→ **Aim of the exercise**:
Search the data below for the string "false" and copy all lines where it shows up.

→ **Listed records**:
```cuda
template <int KPV>
int32_t launch_chain_kp(gibbs_handle *h, ChainArgs a, bool drift) {
    h->run_extra_launches = 0;
    const bool masked = a.s.mask != nullptr;
    {
        const int32_t rc = launch_random_starts<KPV>(h, a, drift);
        if (rc) return rc;
    }
    const int N = a.s.n, sms = h->sm_count;
    auto fits = [&](int t) { return N >= t && team_smem_bytes(a.s.row_words, t) <= 200 * 1024; };
    struct Stage { int team, pause_below, cluster, min_sweeps; };
    Stage stages[8] = {};
    int n_stages = 0;
    if (masked) {
        stages[n_stages++] = {team_smem_bytes(a.s.row_words, 4) <= 200 * 1024 ? 4 : 1, 0, 0};
    } else if (drift) {
        const int forced = h->team_warps == 16 ? 8 : h->team_warps;
        if (forced != 0) {
            stages[n_stages++] = {forced, 0, 0};
        } else {
            int first = a.n_chains > 2 * sms ? 4 : 8;
            if (first == 8 && !fits(8)) first = 4;
            if (first == 4 && !fits(4)) first = 1;
// ... 25 lines not shown
            if (h->cluster_cap_n != N || h->cluster_cap_rw != a.s.row_words || h->cluster_cap_k != a.k) {
                h->cluster_cap[0] = h->cluster_cap[1] = 0;
                int cap = 0;
                if (launch_chain_cluster4_smem(N, a.s.row_words) <= h->smem_optin &&
                    launch_chain_cluster4(a, 1, h->stream, &cap) == cudaSuccess) h->cluster_cap[0] = cap;
                cap = 0;
                if (launch_chain_cluster8_smem(N, a.s.row_words) <= h->smem_optin &&
                    launch_chain_cluster8(a, 1, h->stream, &cap) == cudaSuccess) h->cluster_cap[1] = cap;
                cudaGetLastError();
                h->cluster_cap_n = N; h->cluster_cap_rw = a.s.row_words; h->cluster_cap_k = a.k;
            }
            if (h->cluster_cap[0] > 0) {
                stages[n_stages - 1].pause_below = h->cluster_cap[0];
                stages[n_stages++] = {16, 0, 4};
                if (h->opt_cluster >= 8 && h->cluster_cap[1] > 0 && h->cluster_cap[1] < h->cluster_cap[0]) {
                    stages[n_stages - 1].pause_below = h->cluster_cap[1];
                    stages[n_stages++] = {16, 0, 8};
                }
            }
        }
    }
    h->run_team = stages[0].team == 1 && n_stages > 1 && stages[0].pause_below == a.n_chains ? 4 : stages[0].team;
    h->run_stages = n_stages;
    CUDA_TRY(h->ctl.reserve(8));
    const int32_t ctl0[8] = {a.n_chains, 0, 0, 0, 0, 0, 0, 0};
    CUDA_TRY(cudaMemcpyAsync(h->ctl.p, ctl0, sizeof ctl0, cudaMemcpyHostToDevice, h->stream));
    a.active = h->ctl.p;
    if (n_stages > 1) {
        CUDA_TRY(h->resume.reserve((size_t)a.n_chains));
        CUDA_TRY(h->pending.reserve((size_t)(n_stages - 1) * (size_t)a.n_chains));
        a.resume = h->resume.p;
    }
    for (int st = 0; st < n_stages; ++st) {
        ChainArgs b = a;
        b.pause_below = stages[st].pause_below;
        b.pause_min_sweeps = stages[st].min_sweeps;
        b.from_list = st > 0;
        {
            const int per_sm = st == 0 ? (a.n_chains + sms - 1) / sms : (stages[st - 1].pause_below + sms - 1) / sms;
            const bool seq_stage = stages[0].team == 1 && stages[0].min_sweeps > 0;
            b.min_width = stages[st].cluster ? stages[st].cluster * 16 : per_sm <= 1 ? stages[st].team
                          : h->opt_min_width >= 1 ? h->opt_min_width : seq_stage ? stages[st].team : 1;
        }
        b.pending_in = st > 0 ? h->pending.p + (size_t)(st - 1) * a.n_chains : nullptr;
        b.pending_in_n = st > 0 ? h->ctl.p + st : nullptr;
        b.pending_out = st + 1 < n_stages ? h->pending.p + (size_t)st * a.n_chains : nullptr;
        b.pending_out_n = st + 1 < n_stages ? h->ctl.p + st + 1 : nullptr;
        const int grid = st == 0 ? a.n_chains : stages[st - 1].pause_below;
        if (stages[st].cluster) {
            CUDA_TRY(stages[st].cluster == 4 ? launch_chain_cluster4(b, grid, h->stream, nullptr) : launch_chain_cluster8(b, grid, h->stream, nullptr));
        } else {
            int32_t rc = launch_team(h, stages[st].team, masked, drift, b, grid);
            if (rc) return rc;
        }
        if (st > 0) h->run_extra_launches += 1;
    }
    return GIBBS_OK;
}

int32_t launch_chain(gibbs_handle *h, const ChainArgs &a, bool drift = false) {
    const int kp = (a.k + 1) / 2;
    switch (kp) {
#define X(KPV) case KPV: return launch_chain_kp<KPV>(h, a, drift);
        KP_CASES(X)
#undef X
    default: return fail(GIBBS_ERR_ARG, "unsupported k");
    }
}

int32_t launch_loo_counts(gibbs_handle *h, const PrimArgs &a) {
    const int kp = (a.k + 1) / 2;
// ... 354 lines not shown
    if (!out) return fail(GIBBS_ERR_ARG, "null out pointer");
    *out = nullptr;
    int ndev = 0;
    cudaError_t e = cudaGetDeviceCount(&ndev);
    if (e != cudaSuccess || ndev < 1) {
        cudaGetLastError();
        return fail(GIBBS_ERR_CUDA, "no CUDA device available (%s); libgibbs_b200 has no CPU fallback",
                    e != cudaSuccess ? cudaGetErrorString(e) : "device count 0");
    }
    if (device < 0 || device >= ndev) return fail(GIBBS_ERR_ARG, "device %d outside 0..%d", device, ndev - 1);
    gibbs_handle *h = new (std::nothrow) gibbs_handle();
    if (!h) return fail(GIBBS_ERR_NOMEM, "host allocation failed");
    h->device = device;
    int32_t rc = set_device(h);
    if (!rc) {
        cudaError_t e2 = cudaStreamCreateWithFlags(&h->stream, cudaStreamNonBlocking);
        if (e2 == cudaSuccess) e2 = cudaEventCreate(&h->ev0);
        if (e2 == cudaSuccess) e2 = cudaEventCreate(&h->ev1);
        if (e2 != cudaSuccess) rc = fail(GIBBS_ERR_CUDA, "stream/event creation: %s", cudaGetErrorString(e2));
        h->own_stream = true;
    }
    if (!rc) {
        cudaError_t e3 = cudaDeviceGetAttribute(&h->sm_count, cudaDevAttrMultiProcessorCount, device);
        int optin = 0;
        if (e3 == cudaSuccess) e3 = cudaDeviceGetAttribute(&optin, cudaDevAttrMaxSharedMemoryPerBlockOptin, device);
        if (e3 != cudaSuccess) rc = fail(GIBBS_ERR_CUDA, "device attribute: %s", cudaGetErrorString(e3));
        h->smem_optin = (size_t)(optin > 0 ? optin : 0);
    }
    if (!rc) rc = upload(h, seqs, offsets, n_seqs);
    if (rc) {
        gibbs_destroy(h);
        return rc;
    }
    *out = h;
    return GIBBS_OK;
}

int32_t gibbs_upload(gibbs_handle *h, const uint8_t *seqs, const int64_t *offsets, int32_t n_seqs) {
    if (!h) return fail(GIBBS_ERR_ARG, "null handle");
    return upload(h, seqs, offsets, n_seqs);
}

int32_t gibbs_destroy(gibbs_handle *h) {
    if (!h) return GIBBS_OK;
    cudaSetDevice(h->device);
    if (h->stream) cudaStreamSynchronize(h->stream);
    h->ascii.release(); h->off.release(); h->packed.release(); h->len.release(); h->flags.release();
    h->mask.release(); h->rowflag.release(); h->symflags.release(); h->wide.release();
    h->wtab.release(); h->prim_sites.release(); h->prim_i32.release(); h->prim_f64.release();
    h->sites.release(); h->hv.release(); h->scores.release(); h->sums.release(); h->uniforms.release();
// ... 589 lines not shown
        if (counts_out) memset(counts_out, 0, (size_t)h->run_k * 4 * sizeof(int32_t));
    }
    if (n_out) *n_out = best < 0 ? 1 : N;
    if (sum_out) *sum_out = sum;
    if (restart_out) *restart_out = best;
    if (stats_out) {
        float ms = 0.f;
        CUDA_TRY(cudaEventElapsedTime(&ms, h->ev0, h->ev1));
        stats_out->site_updates = (int64_t)st[ST_SITE_UPDATES];
        stats_out->window_scores = (int64_t)st[ST_WINDOW_SCORES];
        stats_out->sweeps = (int64_t)st[ST_SWEEPS];
        stats_out->exact_rescans = (int64_t)st[ST_EXACT_RESCANS];
        stats_out->capped_chains = (int64_t)st[ST_CAPPED];
        stats_out->speculative_discards = (int64_t)st[ST_SPECULATED];
        stats_out->kernel_launches = h->run_launches + extra_launches;
        stats_out->fast_path = h->run_fast;
        stats_out->team_warps = h->run_team;
        stats_out->init_path = h->run_init_path;
        stats_out->kernel_ms = (double)ms;
    }
    return GIBBS_OK;
}

int32_t gibbs_set_option(gibbs_handle *h, int32_t option, int32_t value) {
    if (!h) return fail(GIBBS_ERR_ARG, "null handle");
    switch (option) {
    case GIBBS_OPT_INIT_PATH:
        if (value < GIBBS_INIT_AUTO || value > GIBBS_INIT_TILED) return fail(GIBBS_ERR_ARG, "GIBBS_OPT_INIT_PATH takes GIBBS_INIT_AUTO .. GIBBS_INIT_TILED");
        h->opt_init_path = value;
        return GIBBS_OK;
    case GIBBS_OPT_EXACT_SCANS:
        h->opt_exact_scans = value != 0;
        return GIBBS_OK;
    case GIBBS_OPT_MIN_WIDTH:
        if (value < -1 || value > 128) return fail(GIBBS_ERR_ARG, "GIBBS_OPT_MIN_WIDTH takes -1 (automatic) .. 128");
        h->opt_min_width = value;
        return GIBBS_OK;
    case GIBBS_OPT_SEQ_SWEEPS:
        if (value < 0 || value > 3) return fail(GIBBS_ERR_ARG, "GIBBS_OPT_SEQ_SWEEPS takes 0 .. 3");
        h->opt_seq_sweeps = value;
        return GIBBS_OK;
    case GIBBS_OPT_TILE_ROWS:
        if (value < 0) return fail(GIBBS_ERR_ARG, "GIBBS_OPT_TILE_ROWS takes 0 (what fits) or a positive number of sequences");
        h->opt_tile_rows = value;
        return GIBBS_OK;
    case GIBBS_OPT_CLUSTER:
        if (value != 0 && value != 4 && value != 8) return fail(GIBBS_ERR_ARG, "GIBBS_OPT_CLUSTER takes 0, 4 or 8");
        h->opt_cluster = value;
        return GIBBS_OK;
    case GIBBS_OPT_STAGE2_AT:
    case GIBBS_OPT_STAGE3_AT:
        if (value < 1 || value > 16) return fail(GIBBS_ERR_ARG, "hand-over thresholds are 1 .. 16 chains per SM");
        (option == GIBBS_OPT_STAGE2_AT ? h->opt_stage2_at : h->opt_stage3_at) = value;
        if (h->opt_stage3_at > h->opt_stage2_at) h->opt_stage3_at = h->opt_stage2_at;
        return GIBBS_OK;
    default:
        return fail(GIBBS_ERR_ARG, "unknown option %d", option);
    }
}

int32_t gibbs_run(gibbs_handle *h, const gibbs_params *p, int32_t n_chains, int64_t chain_id_base, uint64_t seed,
                  int32_t rng_mode, const double *uniforms, int64_t uniforms_per_chain, int32_t *sites_out,
                  double *scores_out, double *sums_out, int32_t *best_chain_out, int32_t *counts_out,
                  gibbs_run_stats *stats_out) {
    int32_t rc = gibbs_run_device(h, p, n_chains, chain_id_base, seed, rng_mode, uniforms, uniforms_per_chain);
    if (rc) return rc;
    return gibbs_fetch(h, sites_out, scores_out, sums_out, best_chain_out, counts_out, stats_out);
}

struct gibbs_multi {
    std::vector<gibbs_handle *> dev;
// ... 667 lines not shown
```

### gibbssampling_b200/csrc/gibbs_batch.cuh

```cuda
#pragma once
#include "gibbs_kernels.cuh"

namespace gibbs {

struct BatchTable {
    const ChainArgs *sets;
    const int32_t *set_ids;
    const int32_t *chain_off;
    int32_t n;
};

#ifndef GIBBS_BATCH_T4_MIN_BLOCKS
#define GIBBS_BATCH_T4_MIN_BLOCKS 6
#endif
#ifndef GIBBS_BATCH_T4_DRIFT_MIN_BLOCKS
#define GIBBS_BATCH_T4_DRIFT_MIN_BLOCKS 5
#endif
#define GIBBS_BATCH_MIN_BLOCKS(T, DRIFT, INIT_ONLY) \
    (INIT_ONLY ? (T == 1 ? 8 : 4) : T == 1 ? 16 : DRIFT ? GIBBS_BATCH_T4_DRIFT_MIN_BLOCKS : GIBBS_BATCH_T4_MIN_BLOCKS)

template <int KP, int T, bool MASKED, bool DRIFT, bool INIT_ONLY>
static __global__ void __launch_bounds__(32 * T, GIBBS_BATCH_MIN_BLOCKS(T, DRIFT, INIT_ONLY)) chain_batch_kernel(const ChainArgs run, const BatchTable bt) {
    extern __shared__ __align__(128) unsigned char smem_raw[];
    constexpr int THREADS = 32 * T;
// ... 5 lines not shown
        const int g = blockIdx.x;
        int lo = 0, hi = bt.n - 1;
        while (lo < hi) {
            const int mid = (lo + hi + 1) >> 1;
            if (__ldg(bt.chain_off + mid) <= g) lo = mid;
            else hi = mid - 1;
        }
        sa = bt.sets[__ldg(bt.set_ids + lo)];
        sa.seed = run.seed;
        sa.chain_id_base = run.chain_id_base;
        sa.rng_mode = run.rng_mode;
        sa.phase_mask = run.phase_mask;
        sa.max_sweeps = run.max_sweeps;
        sa.min_width = run.min_width;
        sa.stats = run.stats;
        sa.active = nullptr;
        sa.pause_below = 0;
        sa.from_list = 0;
        s_chain = g - __ldg(bt.chain_off + lo);
    }
    __syncthreads();
    const ChainArgs &a = sa;
    const int chain = s_chain;
#include "gibbs_chain_body.inc"
}

static __global__ void __launch_bounds__(32) restart_select_batch_kernel(const double *all_sums, const int32_t *all_sites,
                                                                         const double *all_scores, const int32_t *seq_off, int n_chains,
                                                                         int reps, int32_t *best_out, int32_t *all_win_sites,
                                                                         double *all_win_scores, double *win_sums) {
    const int set = blockIdx.x, lane = threadIdx.x;
    const int o = seq_off[set], N = seq_off[set + 1] - o, NS = N, motif = 0;
    const size_t cells = (size_t)n_chains * o;
    const double *sums = all_sums + (size_t)set * n_chains;
    const int32_t *sites = all_sites + cells;
    const double *scores = all_scores + cells;
    int32_t *out = best_out + set, *win_sites = all_win_sites + o;
    double *win_scores = all_win_scores + o, *win_sum = win_sums + set;
#include "gibbs_restart_select_body.inc"
}

template <int KP>
static __global__ void __launch_bounds__(32) all_counts_batch_kernel(const ChainArgs *sets, const int32_t *seq_off, const int32_t *sites,
                                                                     int k, int32_t *counts_out) {
    __shared__ int32_t total[MAX_COLS * 4];
    __shared__ uint32_t lut[16];
    __shared__ int32_t fix[MAX_COLS];
// ... 10 lines not shown
```

### gibbssampling_b200/csrc/gibbs_chain_body.inc

```
    const TeamSmem S = carve_smem(smem_raw, T);
    const WarpTables WT = warp_tables(S, warp);
    require_aligned_tables(WT);

    const int N = a.s.n, k = a.k;
    int32_t *sites = a.sites + (size_t)chain * N;
    double *hv = a.hv + (size_t)chain * N;
    double *scores = a.scores + (size_t)chain * N;
    const uint64_t chain_uid = (uint64_t)a.chain_id_base + (uint64_t)chain;

    RowRing<R> ring;
    ring.init(S, a.s, 0, tid);
    if (tid < 16) S.lut[tid] = hist_lut_entry(tid);
    team_sync<T>();
    if (warp == 0) ring.fill_span(0u, 0, R, lane);

    unsigned long long st_updates = 0, st_windows = 0, st_slow = 0, st_spec = 0;
    int st_sweeps = 0, capped = 0;
    uint32_t vbase = 0;

    int phase = INIT_ONLY ? PH_INIT : next_phase(PH_GREEDY, a.phase_mask);
    int sweeps_in_phase = 0;
    bool resumed = false, paused = false;
    if (a.from_list) {
        const int r = a.resume[chain];
// ... 156 lines not shown
            if (S.flags[2 * T]) {
                paused = true;
                break;
            }
        }
    }
    if (tid == 0)
        for (int i = 0; i < R; ++i) ring.wait(vbase + (uint32_t)i);
    team_sync<T>();
    if (lane == 0) {
        atomicAdd(a.stats + ST_SITE_UPDATES, st_updates);
        atomicAdd(a.stats + ST_WINDOW_SCORES, st_windows);
        atomicAdd(a.stats + ST_EXACT_RESCANS, st_slow);
        atomicAdd(a.stats + ST_SPECULATED, st_spec);
    }
    if (tid == 0) {
        atomicAdd(a.stats + ST_SWEEPS, (unsigned long long)st_sweeps);
        if (!paused) atomicAdd(a.stats + ST_CAPPED, (unsigned long long)capped);
    }
    if (INIT_ONLY) return;
    if (paused) {
        if (tid == 0) {
            a.resume[chain] = phase | (capped << 7) | (sweeps_in_phase << 8);
            a.pending_out[atomicAdd(a.pending_out_n, 1)] = chain;
        }
        return;
    }

    for (int n = tid; n < N; n += THREADS) {
        const double v = __ldcg(hv + n);
        if (v == v) scores[n] = log2_ref(v);
    }
    team_sync<T>();
    if (tid == 0) {
        double sum = 0.0;
        for (int n = 0; n < N; ++n) sum = __dadd_rn(sum, __ldcg(scores + n));
        a.sums[chain] = sum;
        if (a.active) atomicSub(a.active, 1);
    }
```

### gibbssampling_b200/csrc/gibbs_chain_tu.cu

```cuda
#include "gibbs_kernels.cuh"

#ifndef GIBBS_TU_INIT_ONLY
#define GIBBS_TU_INIT_ONLY 0
#endif
#if !defined(GIBBS_TU_NAME) || !defined(GIBBS_TU_T) || !defined(GIBBS_TU_MASKED) || !defined(GIBBS_TU_DRIFT)
#error "compile with -DGIBBS_TU_NAME=... -DGIBBS_TU_T=... -DGIBBS_TU_MASKED=... -DGIBBS_TU_DRIFT=... (see _build.py)"
#endif

namespace gibbs {

template <int KPV>
static cudaError_t launch_one(const ChainArgs &a, int grid, int smem, cudaStream_t stream) {
    auto kernel = chain_kernel<KPV, GIBBS_TU_T, GIBBS_TU_MASKED != 0, GIBBS_TU_DRIFT != 0, GIBBS_TU_INIT_ONLY != 0>;
    if (smem > 48 * 1024) {
        const cudaError_t e = cudaFuncSetAttribute(kernel, cudaFuncAttributeMaxDynamicSharedMemorySize, smem);
        if (e != cudaSuccess) return e;
    }
    kernel<<<grid, 32 * GIBBS_TU_T, smem, stream>>>(a);
    return cudaGetLastError();
}

cudaError_t GIBBS_TU_NAME(const ChainArgs &a, int grid, int smem, cudaStream_t stream) {
    switch ((a.k + 1) / 2) {
#define X(KPV) case KPV: return launch_one<KPV>(a, grid, smem, stream);
        X(1) X(2) X(3) X(4) X(5) X(6) X(7) X(8) X(9) X(10) X(11) X(12) X(13) X(14) X(15) X(16)
#undef X
    default: return cudaErrorInvalidValue;
    }
}

}
```

### gibbssampling_b200/csrc/gibbs_cluster.cuh

```cuda
#pragma once
#include "gibbs_kernels.cuh"

namespace gibbs {

constexpr int CL_T = 16;
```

→ **Written response**:
int32_t launch_chain(gibbs_handle *h, const ChainArgs &a, bool drift = false) {
    bool resumed = false, paused = false;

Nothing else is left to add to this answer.